ABOUT THIS TASK: Both the line below containing "s.hi += kBlk;" and the line containing "uint8_t* ring;", along with every line between them, should be repeated exactly; no other line belongs in the answer.

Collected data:
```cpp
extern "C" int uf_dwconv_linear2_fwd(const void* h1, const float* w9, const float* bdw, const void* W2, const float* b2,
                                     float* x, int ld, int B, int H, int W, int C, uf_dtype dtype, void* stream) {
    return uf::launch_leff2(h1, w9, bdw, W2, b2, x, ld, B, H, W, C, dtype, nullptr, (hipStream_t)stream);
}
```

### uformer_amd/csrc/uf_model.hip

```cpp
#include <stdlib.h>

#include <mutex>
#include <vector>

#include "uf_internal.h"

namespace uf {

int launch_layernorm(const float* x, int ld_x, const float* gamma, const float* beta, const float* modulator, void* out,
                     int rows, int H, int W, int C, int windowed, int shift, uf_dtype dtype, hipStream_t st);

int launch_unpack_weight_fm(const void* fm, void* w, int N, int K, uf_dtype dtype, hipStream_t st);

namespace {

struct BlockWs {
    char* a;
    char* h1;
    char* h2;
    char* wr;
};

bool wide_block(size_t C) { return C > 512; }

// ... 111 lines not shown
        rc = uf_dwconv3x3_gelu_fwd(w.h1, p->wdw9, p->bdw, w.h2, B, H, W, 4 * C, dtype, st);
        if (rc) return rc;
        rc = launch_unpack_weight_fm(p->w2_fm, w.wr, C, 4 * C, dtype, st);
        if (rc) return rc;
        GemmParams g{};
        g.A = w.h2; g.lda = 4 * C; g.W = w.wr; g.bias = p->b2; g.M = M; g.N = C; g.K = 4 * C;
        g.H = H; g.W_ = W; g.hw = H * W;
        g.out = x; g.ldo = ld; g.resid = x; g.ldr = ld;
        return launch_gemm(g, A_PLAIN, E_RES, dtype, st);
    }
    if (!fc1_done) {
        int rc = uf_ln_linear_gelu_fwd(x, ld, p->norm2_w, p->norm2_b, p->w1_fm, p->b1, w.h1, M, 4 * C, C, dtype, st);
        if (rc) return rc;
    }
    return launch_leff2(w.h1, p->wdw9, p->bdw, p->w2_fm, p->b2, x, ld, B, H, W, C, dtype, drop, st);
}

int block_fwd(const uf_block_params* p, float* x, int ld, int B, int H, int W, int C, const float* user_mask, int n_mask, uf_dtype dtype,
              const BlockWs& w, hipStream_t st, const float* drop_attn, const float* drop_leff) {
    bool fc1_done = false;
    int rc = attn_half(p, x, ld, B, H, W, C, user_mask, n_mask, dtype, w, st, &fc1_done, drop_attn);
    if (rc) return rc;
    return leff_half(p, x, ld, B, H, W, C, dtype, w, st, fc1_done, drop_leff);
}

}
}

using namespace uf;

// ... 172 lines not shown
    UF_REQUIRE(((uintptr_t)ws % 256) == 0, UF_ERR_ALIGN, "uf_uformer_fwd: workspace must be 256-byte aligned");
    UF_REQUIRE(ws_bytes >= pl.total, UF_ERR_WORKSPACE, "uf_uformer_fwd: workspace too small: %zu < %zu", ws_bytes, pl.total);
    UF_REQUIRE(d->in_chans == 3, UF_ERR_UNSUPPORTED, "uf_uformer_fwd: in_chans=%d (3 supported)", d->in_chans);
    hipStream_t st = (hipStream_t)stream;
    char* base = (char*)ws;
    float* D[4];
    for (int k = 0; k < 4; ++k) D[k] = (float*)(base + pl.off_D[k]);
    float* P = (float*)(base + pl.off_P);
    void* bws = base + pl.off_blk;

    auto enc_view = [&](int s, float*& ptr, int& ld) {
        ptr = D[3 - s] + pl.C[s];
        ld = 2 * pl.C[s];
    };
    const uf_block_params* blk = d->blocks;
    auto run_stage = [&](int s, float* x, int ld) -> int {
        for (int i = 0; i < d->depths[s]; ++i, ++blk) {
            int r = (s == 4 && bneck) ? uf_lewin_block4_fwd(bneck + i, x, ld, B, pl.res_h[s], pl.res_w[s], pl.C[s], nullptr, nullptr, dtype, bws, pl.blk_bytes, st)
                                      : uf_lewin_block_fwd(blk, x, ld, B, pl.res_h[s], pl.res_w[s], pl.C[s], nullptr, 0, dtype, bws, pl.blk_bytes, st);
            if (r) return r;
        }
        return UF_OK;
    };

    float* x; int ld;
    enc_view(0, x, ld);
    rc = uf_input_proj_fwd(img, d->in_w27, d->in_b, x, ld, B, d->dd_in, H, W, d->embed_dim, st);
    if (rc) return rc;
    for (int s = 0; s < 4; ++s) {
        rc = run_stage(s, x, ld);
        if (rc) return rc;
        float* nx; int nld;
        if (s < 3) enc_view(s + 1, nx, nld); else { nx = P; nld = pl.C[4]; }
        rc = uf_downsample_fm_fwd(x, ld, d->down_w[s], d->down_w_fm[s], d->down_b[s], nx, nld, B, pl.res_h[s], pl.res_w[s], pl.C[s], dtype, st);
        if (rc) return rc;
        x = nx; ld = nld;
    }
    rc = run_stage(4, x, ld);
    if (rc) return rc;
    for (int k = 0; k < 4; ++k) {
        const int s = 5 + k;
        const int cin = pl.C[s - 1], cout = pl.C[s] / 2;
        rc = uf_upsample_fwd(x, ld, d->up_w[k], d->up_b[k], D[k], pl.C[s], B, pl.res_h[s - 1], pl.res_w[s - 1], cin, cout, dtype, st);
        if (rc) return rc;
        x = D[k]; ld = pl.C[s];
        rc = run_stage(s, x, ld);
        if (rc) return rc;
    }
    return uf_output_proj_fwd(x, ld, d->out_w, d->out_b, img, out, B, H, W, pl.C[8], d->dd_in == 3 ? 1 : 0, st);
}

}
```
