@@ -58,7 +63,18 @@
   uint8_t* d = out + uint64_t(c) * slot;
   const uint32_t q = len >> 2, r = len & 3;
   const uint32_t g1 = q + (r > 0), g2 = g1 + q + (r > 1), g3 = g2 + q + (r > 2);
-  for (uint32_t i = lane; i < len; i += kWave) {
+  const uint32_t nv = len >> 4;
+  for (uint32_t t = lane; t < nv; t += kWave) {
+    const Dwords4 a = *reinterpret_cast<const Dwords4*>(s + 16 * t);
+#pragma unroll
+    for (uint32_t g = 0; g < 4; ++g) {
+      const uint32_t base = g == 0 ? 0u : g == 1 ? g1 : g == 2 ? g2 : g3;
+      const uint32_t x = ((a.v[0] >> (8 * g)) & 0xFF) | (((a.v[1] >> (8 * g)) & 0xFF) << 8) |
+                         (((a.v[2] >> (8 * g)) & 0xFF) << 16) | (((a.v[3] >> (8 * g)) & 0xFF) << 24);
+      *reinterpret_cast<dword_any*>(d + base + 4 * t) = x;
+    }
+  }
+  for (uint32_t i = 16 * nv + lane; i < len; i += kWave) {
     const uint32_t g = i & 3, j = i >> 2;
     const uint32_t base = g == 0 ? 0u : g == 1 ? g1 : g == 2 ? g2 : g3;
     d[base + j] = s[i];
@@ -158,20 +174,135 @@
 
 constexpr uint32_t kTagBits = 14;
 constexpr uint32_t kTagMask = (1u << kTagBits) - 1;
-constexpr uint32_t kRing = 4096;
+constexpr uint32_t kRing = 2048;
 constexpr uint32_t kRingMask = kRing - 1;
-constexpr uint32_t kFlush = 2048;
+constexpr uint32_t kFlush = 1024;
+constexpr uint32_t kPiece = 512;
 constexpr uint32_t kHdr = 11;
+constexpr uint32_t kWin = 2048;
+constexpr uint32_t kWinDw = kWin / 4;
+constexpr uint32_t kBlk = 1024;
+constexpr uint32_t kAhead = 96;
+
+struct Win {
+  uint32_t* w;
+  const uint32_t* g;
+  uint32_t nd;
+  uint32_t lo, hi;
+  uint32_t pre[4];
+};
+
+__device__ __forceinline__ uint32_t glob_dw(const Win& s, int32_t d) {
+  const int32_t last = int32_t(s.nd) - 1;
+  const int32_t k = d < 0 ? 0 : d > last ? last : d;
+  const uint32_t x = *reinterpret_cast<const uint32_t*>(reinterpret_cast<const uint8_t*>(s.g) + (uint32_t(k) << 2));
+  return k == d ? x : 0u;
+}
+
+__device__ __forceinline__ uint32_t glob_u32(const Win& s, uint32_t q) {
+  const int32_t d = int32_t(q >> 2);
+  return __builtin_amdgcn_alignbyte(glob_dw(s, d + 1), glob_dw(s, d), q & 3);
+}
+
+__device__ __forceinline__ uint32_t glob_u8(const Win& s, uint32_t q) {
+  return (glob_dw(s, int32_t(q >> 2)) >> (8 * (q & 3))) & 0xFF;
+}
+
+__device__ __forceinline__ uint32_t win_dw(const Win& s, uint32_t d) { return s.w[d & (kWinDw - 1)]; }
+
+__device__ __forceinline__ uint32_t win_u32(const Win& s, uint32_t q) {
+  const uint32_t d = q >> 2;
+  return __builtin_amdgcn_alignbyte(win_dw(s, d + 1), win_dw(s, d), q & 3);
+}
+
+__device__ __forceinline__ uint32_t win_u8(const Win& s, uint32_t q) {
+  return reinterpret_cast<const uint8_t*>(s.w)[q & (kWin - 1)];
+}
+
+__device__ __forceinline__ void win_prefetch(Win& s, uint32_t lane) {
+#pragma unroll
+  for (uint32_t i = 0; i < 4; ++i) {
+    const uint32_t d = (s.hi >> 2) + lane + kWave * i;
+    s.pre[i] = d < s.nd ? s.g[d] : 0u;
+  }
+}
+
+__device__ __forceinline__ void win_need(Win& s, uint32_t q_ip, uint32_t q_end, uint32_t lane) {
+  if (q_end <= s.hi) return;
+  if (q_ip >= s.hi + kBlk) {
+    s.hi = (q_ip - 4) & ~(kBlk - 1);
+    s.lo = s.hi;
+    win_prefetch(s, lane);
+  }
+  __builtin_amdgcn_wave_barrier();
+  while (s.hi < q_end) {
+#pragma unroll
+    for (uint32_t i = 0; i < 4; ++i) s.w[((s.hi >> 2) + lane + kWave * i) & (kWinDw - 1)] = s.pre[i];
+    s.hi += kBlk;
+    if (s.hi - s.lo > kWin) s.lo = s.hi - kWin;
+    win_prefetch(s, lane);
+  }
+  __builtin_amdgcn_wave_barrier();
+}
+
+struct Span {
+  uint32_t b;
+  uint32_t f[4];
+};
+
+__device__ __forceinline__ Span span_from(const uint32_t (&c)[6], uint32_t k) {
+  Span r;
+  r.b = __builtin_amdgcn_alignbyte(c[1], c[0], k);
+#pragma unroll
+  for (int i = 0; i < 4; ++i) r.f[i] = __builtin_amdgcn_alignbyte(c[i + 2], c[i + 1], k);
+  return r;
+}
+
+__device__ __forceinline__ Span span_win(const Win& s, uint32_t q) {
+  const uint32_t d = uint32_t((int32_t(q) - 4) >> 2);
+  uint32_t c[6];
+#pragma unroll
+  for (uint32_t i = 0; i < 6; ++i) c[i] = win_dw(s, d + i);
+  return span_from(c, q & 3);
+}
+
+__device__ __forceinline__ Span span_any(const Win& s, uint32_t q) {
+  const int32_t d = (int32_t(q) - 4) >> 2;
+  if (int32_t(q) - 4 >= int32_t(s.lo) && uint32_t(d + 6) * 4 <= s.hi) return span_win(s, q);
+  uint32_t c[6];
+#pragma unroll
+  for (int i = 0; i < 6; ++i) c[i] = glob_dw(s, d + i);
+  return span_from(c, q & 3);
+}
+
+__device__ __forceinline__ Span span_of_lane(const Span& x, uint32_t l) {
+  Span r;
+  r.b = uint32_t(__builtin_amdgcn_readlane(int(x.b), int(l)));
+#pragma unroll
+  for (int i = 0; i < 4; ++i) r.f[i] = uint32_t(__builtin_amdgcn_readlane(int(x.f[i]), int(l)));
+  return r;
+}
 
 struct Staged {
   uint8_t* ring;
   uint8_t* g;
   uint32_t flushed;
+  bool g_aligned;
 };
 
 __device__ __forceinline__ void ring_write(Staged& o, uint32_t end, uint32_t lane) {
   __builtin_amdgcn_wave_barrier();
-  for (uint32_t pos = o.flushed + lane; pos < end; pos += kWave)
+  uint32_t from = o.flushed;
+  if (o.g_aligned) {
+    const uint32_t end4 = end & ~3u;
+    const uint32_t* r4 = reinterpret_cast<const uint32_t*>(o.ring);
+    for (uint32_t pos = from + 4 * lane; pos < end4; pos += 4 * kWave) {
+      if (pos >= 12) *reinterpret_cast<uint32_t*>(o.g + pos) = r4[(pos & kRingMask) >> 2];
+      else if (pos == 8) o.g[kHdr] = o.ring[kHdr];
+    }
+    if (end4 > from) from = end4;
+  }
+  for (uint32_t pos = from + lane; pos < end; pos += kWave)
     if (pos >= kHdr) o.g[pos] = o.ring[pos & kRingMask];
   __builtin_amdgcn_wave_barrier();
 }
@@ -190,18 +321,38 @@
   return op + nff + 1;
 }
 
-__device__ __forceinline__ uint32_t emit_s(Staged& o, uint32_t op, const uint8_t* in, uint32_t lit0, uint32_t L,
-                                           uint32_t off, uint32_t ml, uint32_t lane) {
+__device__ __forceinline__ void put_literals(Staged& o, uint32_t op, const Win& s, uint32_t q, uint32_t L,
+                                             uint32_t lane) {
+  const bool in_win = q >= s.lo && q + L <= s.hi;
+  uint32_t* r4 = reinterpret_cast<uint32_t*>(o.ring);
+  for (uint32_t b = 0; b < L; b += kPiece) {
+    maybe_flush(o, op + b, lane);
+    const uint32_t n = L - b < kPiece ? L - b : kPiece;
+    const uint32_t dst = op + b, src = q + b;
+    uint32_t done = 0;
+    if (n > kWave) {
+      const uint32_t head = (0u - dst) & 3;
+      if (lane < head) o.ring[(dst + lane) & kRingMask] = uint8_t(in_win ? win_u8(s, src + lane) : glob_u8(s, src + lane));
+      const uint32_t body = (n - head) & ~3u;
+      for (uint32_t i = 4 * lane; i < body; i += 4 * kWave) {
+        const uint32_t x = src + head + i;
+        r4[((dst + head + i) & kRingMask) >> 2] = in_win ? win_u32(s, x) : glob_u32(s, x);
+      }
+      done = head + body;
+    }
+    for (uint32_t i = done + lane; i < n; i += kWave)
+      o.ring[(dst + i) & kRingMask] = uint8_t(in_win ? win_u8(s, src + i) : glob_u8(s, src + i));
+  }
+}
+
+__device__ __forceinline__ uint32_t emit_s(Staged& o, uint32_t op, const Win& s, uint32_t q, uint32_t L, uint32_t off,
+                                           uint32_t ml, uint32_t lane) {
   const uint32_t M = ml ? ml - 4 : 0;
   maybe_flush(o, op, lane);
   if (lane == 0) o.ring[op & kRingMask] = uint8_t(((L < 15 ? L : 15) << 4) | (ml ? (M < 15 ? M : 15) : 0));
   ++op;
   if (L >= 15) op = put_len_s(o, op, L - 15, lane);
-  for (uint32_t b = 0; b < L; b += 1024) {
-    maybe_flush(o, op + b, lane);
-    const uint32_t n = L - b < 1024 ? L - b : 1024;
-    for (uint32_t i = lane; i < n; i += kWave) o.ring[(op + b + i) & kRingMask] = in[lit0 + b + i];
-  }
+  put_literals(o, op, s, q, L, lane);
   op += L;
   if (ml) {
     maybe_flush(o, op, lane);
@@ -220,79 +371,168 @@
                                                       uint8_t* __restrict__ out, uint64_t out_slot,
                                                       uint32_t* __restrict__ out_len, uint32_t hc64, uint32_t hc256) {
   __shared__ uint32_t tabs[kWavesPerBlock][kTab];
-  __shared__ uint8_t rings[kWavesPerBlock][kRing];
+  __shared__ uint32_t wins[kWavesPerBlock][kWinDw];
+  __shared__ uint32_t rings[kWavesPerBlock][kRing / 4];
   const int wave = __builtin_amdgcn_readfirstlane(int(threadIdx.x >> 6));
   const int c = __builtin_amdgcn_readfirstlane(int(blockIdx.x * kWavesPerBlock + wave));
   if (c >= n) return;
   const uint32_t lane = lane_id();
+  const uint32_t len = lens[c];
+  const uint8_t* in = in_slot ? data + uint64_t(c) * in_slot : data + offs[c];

ANSWER TO THE EXERCISE:
+    s.hi += kBlk;
+    if (s.hi - s.lo > kWin) s.lo = s.hi - kWin;
+    win_prefetch(s, lane);
+  }
+  __builtin_amdgcn_wave_barrier();
+}
+
+struct Span {
+  uint32_t b;
+  uint32_t f[4];
+};
+
+__device__ __forceinline__ Span span_from(const uint32_t (&c)[6], uint32_t k) {
+  Span r;
+  r.b = __builtin_amdgcn_alignbyte(c[1], c[0], k);
+#pragma unroll
+  for (int i = 0; i < 4; ++i) r.f[i] = __builtin_amdgcn_alignbyte(c[i + 2], c[i + 1], k);
+  return r;
+}
+
+__device__ __forceinline__ Span span_win(const Win& s, uint32_t q) {
+  const uint32_t d = uint32_t((int32_t(q) - 4) >> 2);
+  uint32_t c[6];
+#pragma unroll
+  for (uint32_t i = 0; i < 6; ++i) c[i] = win_dw(s, d + i);
+  return span_from(c, q & 3);
+}
+
+__device__ __forceinline__ Span span_any(const Win& s, uint32_t q) {
+  const int32_t d = (int32_t(q) - 4) >> 2;
+  if (int32_t(q) - 4 >= int32_t(s.lo) && uint32_t(d + 6) * 4 <= s.hi) return span_win(s, q);
+  uint32_t c[6];
+#pragma unroll
+  for (int i = 0; i < 6; ++i) c[i] = glob_dw(s, d + i);
+  return span_from(c, q & 3);
+}
+
+__device__ __forceinline__ Span span_of_lane(const Span& x, uint32_t l) {
+  Span r;
+  r.b = uint32_t(__builtin_amdgcn_readlane(int(x.b), int(l)));
+#pragma unroll
+  for (int i = 0; i < 4; ++i) r.f[i] = uint32_t(__builtin_amdgcn_readlane(int(x.f[i]), int(l)));
+  return r;
+}
 
 struct Staged {
   uint8_t* ring;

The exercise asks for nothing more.